Research helps life after breast cancer be about more than survivingOctober 18th, 2017
With more women developing breast cancer and surviving, the lifetime burden for them and the healthcare system is growing year by year.
In 2017 it is expected that over 17,500 women and men will be diagnosed with breast cancer – that’s an increase of more than a third in the past 10 years.
Thankfully, the rate of survival has improved substantially as research provides answers to this complex disease.
With more people being diagnosed but less people dying, there is a growing population of those living with the aftermath of a breast cancer diagnosis – the treatment, the scars, the pain, the fatigue, fear it may return, and the list goes on.
The National Breast Cancer Foundation’s mission is to fund research towards a goal of zero deaths from breast cancer by 2030. This can be achieved by supporting outstanding research focused on prevention, early diagnosis and better treatments.
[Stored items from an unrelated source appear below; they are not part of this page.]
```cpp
extern "C" int32_t phm_engine_set_model(phm_engine* e, const double* Q) {
  e = live(e);
  if (!e || !Q) return fail(PHM_ERR_STATE, "engine/Q is NULL");
  if (e->dead) return dead_engine();
  if (e->saved) {
    auto& hist = e->saved->model_hist;
    if (!hist.empty() && hist.back().first == e->iters_done) hist.pop_back();
    const size_t entry = sizeof(double) * (size_t)e->n * e->n;
    if ((hist.size() + 1) * entry > (256u << 20)) { e->saved.reset(); e->recover = false; }
    else hist.emplace_back(e->iters_done, std::vector<double>(Q, Q + (size_t)e->n * e->n));
  }
  HIPCHK(hipSetDevice(e->device));
  HIPCHK(wait_stream(e->last_stream));
  std::vector<double> B2, Bc, scale, qp;
  int32_t st = compute_model(e->variant, e->n, Q, nullptr, e->Omega, B2, Bc, scale, qp);
  if (st) return st;
  e->hB2 = B2; e->hBc = Bc; e->hscale = scale; e->qparams = qp;
  return upload_model(e);
}
```

### phylomap_amd/csrc/phm_internal.h

```cpp
#pragma once

#include "../../include/phylomap_hip.h"

#include <hip/hip_runtime.h>

#include <algorithm>
#include <cmath>
#include <cstdio>
#include <chrono>
#include <cstdlib>
#include <cstring>
#include <memory>
#include <string>
#include <thread>
#include <vector>

#include "phm_exp.h"
#include "phm_mcmc.h"
#include "phm_mcmc_maps.h"
#include "phm_narrow.h"
#include "phm_qupdate.h"
#include "phm_sched.h"
#include "phm_tiles.h"
#include "phm_wbranch.h"
// ... 5 lines not shown
inline thread_local phm_debug_options g_phm_debug = {};

inline int32_t fail(int32_t st, const std::string& msg) { g_phm_err = msg; return st; }

#define HIPCHK(call)                                                                              \
  do {                                                                                            \
    hipError_t _e = (call);                                                                       \
    if (_e != hipSuccess) {                                                                       \
      int32_t _st = (_e == hipErrorOutOfMemory) ? PHM_ERR_OOM : PHM_ERR_NO_DEVICE;                \
      return fail(_st, std::string(#call) + ": " + hipGetErrorString(_e));                        \
    }                                                                                             \
  } while (0)

struct DevBuf {
  void* p = nullptr;
  size_t bytes = 0;
  DevBuf() = default;
  DevBuf(const DevBuf&) = delete;
  DevBuf& operator=(const DevBuf&) = delete;
  ~DevBuf() { if (p) (void)hipFree(p); }
  void reset() { if (p) (void)hipFree(p); p = nullptr; bytes = 0; }
  hipError_t alloc(size_t n) {
    reset();
    hipError_t e = hipMalloc(&p, n ? n : 16);
    if (e == hipSuccess) bytes = n; else p = nullptr;
    return e;
  }
  template <typename T> T* as() const { return reinterpret_cast<T*>(p); }
};

template <typename T>
hipError_t upload(DevBuf& d, const T* h, size_t count) {
  hipError_t e = d.alloc(sizeof(T) * count);
  if (e == hipSuccess && count) e = hipMemcpy(d.p, h, sizeof(T) * count, hipMemcpyHostToDevice);
  return e;
}
template <typename T>
hipError_t upload(DevBuf& d, const std::vector<T>& h) { return upload(d, h.data(), h.size()); }

struct KernelTimer {
  hipEvent_t ev[2] = {nullptr, nullptr};
  KernelTimer() = default;
  KernelTimer(const KernelTimer&) = delete;
  KernelTimer& operator=(const KernelTimer&) = delete;
  ~KernelTimer() { for (hipEvent_t x : ev) if (x) (void)hipEventDestroy(x); }
  hipError_t start() {
    for (hipEvent_t& x : ev)
      if (!x) { const hipError_t e = hipEventCreate(&x); if (e != hipSuccess) return e; }
    return hipEventRecord(ev[0], nullptr);
  }
  hipError_t stop() { return hipEventRecord(ev[1], nullptr); }
  hipError_t elapsed(double& ms) {
    float f = 0.f;
    hipError_t e = hipEventSynchronize(ev[1]);
    if (e == hipSuccess) e = hipEventElapsedTime(&f, ev[0], ev[1]);
    if (e == hipSuccess) ms = f;
    return e;
  }
};

struct PinnedBuf {
  void* p = nullptr;
  size_t bytes = 0;
  PinnedBuf() = default;
  PinnedBuf(const PinnedBuf&) = delete;
  PinnedBuf& operator=(const PinnedBuf&) = delete;
  ~PinnedBuf() { if (p) (void)hipHostFree(p); }
  hipError_t reserve(size_t n) {
    if (n <= bytes) return hipSuccess;
    if (p) (void)hipHostFree(p);
    p = nullptr; bytes = 0;
    hipError_t e = hipHostMalloc(&p, n, hipHostMallocDefault);
    if (e == hipSuccess) bytes = n; else p = nullptr;
    return e;
  }
  template <typename T> T* as() const { return reinterpret_cast<T*>(p); }
};

inline hipError_t wait_stream(hipStream_t s) {
  const auto t0 = std::chrono::steady_clock::now();
  for (;;) {
    const hipError_t q = hipStreamQuery(s);
    if (q == hipSuccess) return hipSuccess;
    if (q != hipErrorNotReady) return q;
    if (std::chrono::steady_clock::now() - t0 > std::chrono::microseconds(500)) return hipStreamSynchronize(s);
  }
}

inline int32_t select_device(int32_t device) {
  int n = 0;
  if (hipGetDeviceCount(&n) != hipSuccess || n <= 0) return fail(PHM_ERR_NO_DEVICE, "no HIP device visible (this library has no CPU fallback)");
  if (device >= 0) {
    if (device >= n) return fail(PHM_ERR_NO_DEVICE, "device ordinal out of range");
    HIPCHK(hipSetDevice(device));
  }
  return PHM_OK;
}

inline int32_t device_status(uint32_t derr) {
  if (derr & phm::DERR_ZERO_PROB) return fail(PHM_ERR_ZERO_PROB, "all-zero or non-finite probability vector while sampling a state (RcppArmadillo::sample would throw)");
  if (derr & phm::DERR_CAPACITY) return fail(PHM_ERR_CAPACITY, "a branch outgrew its dwell capacity; lower phm_options.cap_tail");
  if (derr & phm::DERR_UNIF_CAP) return fail(PHM_ERR_UNIF_CAP, "newunifSample needed more than 300 jumps on a branch (src/phylomap.cpp:120)");
  if (derr & phm::DERR_SAMPLEONCE) return fail(PHM_ERR_ZERO_PROB, "sampleOnce ran past the last state (src/phylomap.cpp:85-89)");
  return PHM_OK;
}

inline void cm_to_rm(const double* cm, int n, std::vector<double>& rm) {
  rm.resize((size_t)n * n);
  for (int i = 0; i < n; ++i)
    for (int j = 0; j < n; ++j) rm[(size_t)i * n + j] = cm[i + (size_t)j * n];
}

inline int pade_squarings(const double* Q_rm, int n, double t) {
  double norm = 0.0;
  for (int i = 0; i < n; ++i) {
    double r = 0.0;
    for (int j = 0; j < n; ++j) r += std::fabs(Q_rm[(size_t)i * n + j] * t);
    if (r > norm) norm = r;
  }
  double l2 = (norm > 0.0) ? std::log2(norm) : 0.0;
  int ex = 0;
  (void)std::frexp(l2, &ex);
  return std::max(0, ex + 1);
}

inline void host_chain_matvec(const double* M, int n, const double* x, double* y, bool fused) {
  for (int i = 0; i < n; ++i) {
    if (fused) {
      double acc = 0.0;
      for (int c = 0; c < n; ++c) acc = std::fma(M[(size_t)i * n + c], x[c], acc);
      y[i] = acc;
    } else {
      double acc = M[i * n] * x[0];
      for (int c = 1; c < n; ++c) acc += M[i * n + c] * x[c];
      y[i] = acc;
    }
  }
}
inline void host_chain_matTvec(const double* M, int n, const double* x, double* y, bool fused) {
  for (int c = 0; c < n; ++c) {
    if (fused) {
      double acc = 0.0;
      for (int r = 0; r < n; ++r) acc = std::fma(M[(size_t)r * n + c], x[r], acc);
      y[c] = acc;
    } else {
      double acc = M[c] * x[0];
      for (int r = 1; r < n; ++r) acc += M[r * n + c] * x[r];
      y[c] = acc;
    }
  }
}

inline void build_chain_tables(const double* Bc, int n, int ktab, std::vector<double>& col, std::vector<double>& row, bool fused,
                               bool want_row = true) {
  col.assign((size_t)ktab * n * n, 0.0);
  row.assign(want_row ? (size_t)ktab * n * n : 0, 0.0);
  for (int j = 0; j < n; ++j) { col[(size_t)j * n + j] = 1.0; if (want_row) row[(size_t)j * n + j] = 1.0; }
  auto chains = [&](int j0, int j1) {
    for (int k = 1; k < ktab; ++k)
      for (int j = j0; j < j1; ++j) {
        host_chain_matvec(Bc, n, &col[((size_t)(k - 1) * n + j) * n], &col[((size_t)k * n + j) * n], fused);
        if (want_row) host_chain_matTvec(Bc, n, &row[((size_t)(k - 1) * n + j) * n], &row[((size_t)k * n + j) * n], fused);
      }
  };
  const double work = (double)ktab * n * n * n * (want_row ? 2 : 1);
  const int nt = work < 4e6 ? 1 : std::min<int>({8, n, (int)std::max(1u, std::thread::hardware_concurrency())});
  if (nt <= 1) { chains(0, n); return; }
  std::vector<std::thread> th;
  for (int t = 0; t < nt; ++t) th.emplace_back(chains, (int)((int64_t)n * t / nt), (int)((int64_t)n * (t + 1) / nt));
  for (std::thread& t : th) t.join();
}
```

Discoveries in these areas have saved lives in the past and the accelerating pace of research will save more lives in future.
This means that by 2030, there will be even more people who are trying to piece their lives back together after the devastation that breast cancer leaves long after it is eradicated from the body.
These women and men will deal with many ongoing health complications as a result of the harsh treatments they have endured. This is distressing for them and their loved ones, and is also an ongoing concern for the healthcare system.
Research is our best hope for improving the quality of life for women and men during and after treatment for breast cancer as we get closer to 100% survival for those diagnosed.
How research is helping
Research into less toxic treatments, that could target the cancerous cells without attacking healthy cells, reducing the radiation needed, less invasive surgery, removing less lymph nodes are already underway and should be kinder to future generations of women and men.
The emerging field of personalised treatment is beginning to determine whether some women may not even need certain treatments depending on the genetic make-up of their tumour.
Making treatments kinder is important to give women the best possible chance for a healthy future, but not all side-effects from breast cancer are physical.
The psychological and emotional toll can be long-lasting, often involving body image concerns, intimacy issues, relationship breakdowns, depression and anxiety. Research is also needed to help with emotional wellbeing.
The National Breast Cancer Foundation funds many research projects that aim to help women with breast cancer lead longer, healthier lives – to not only survive, but to live.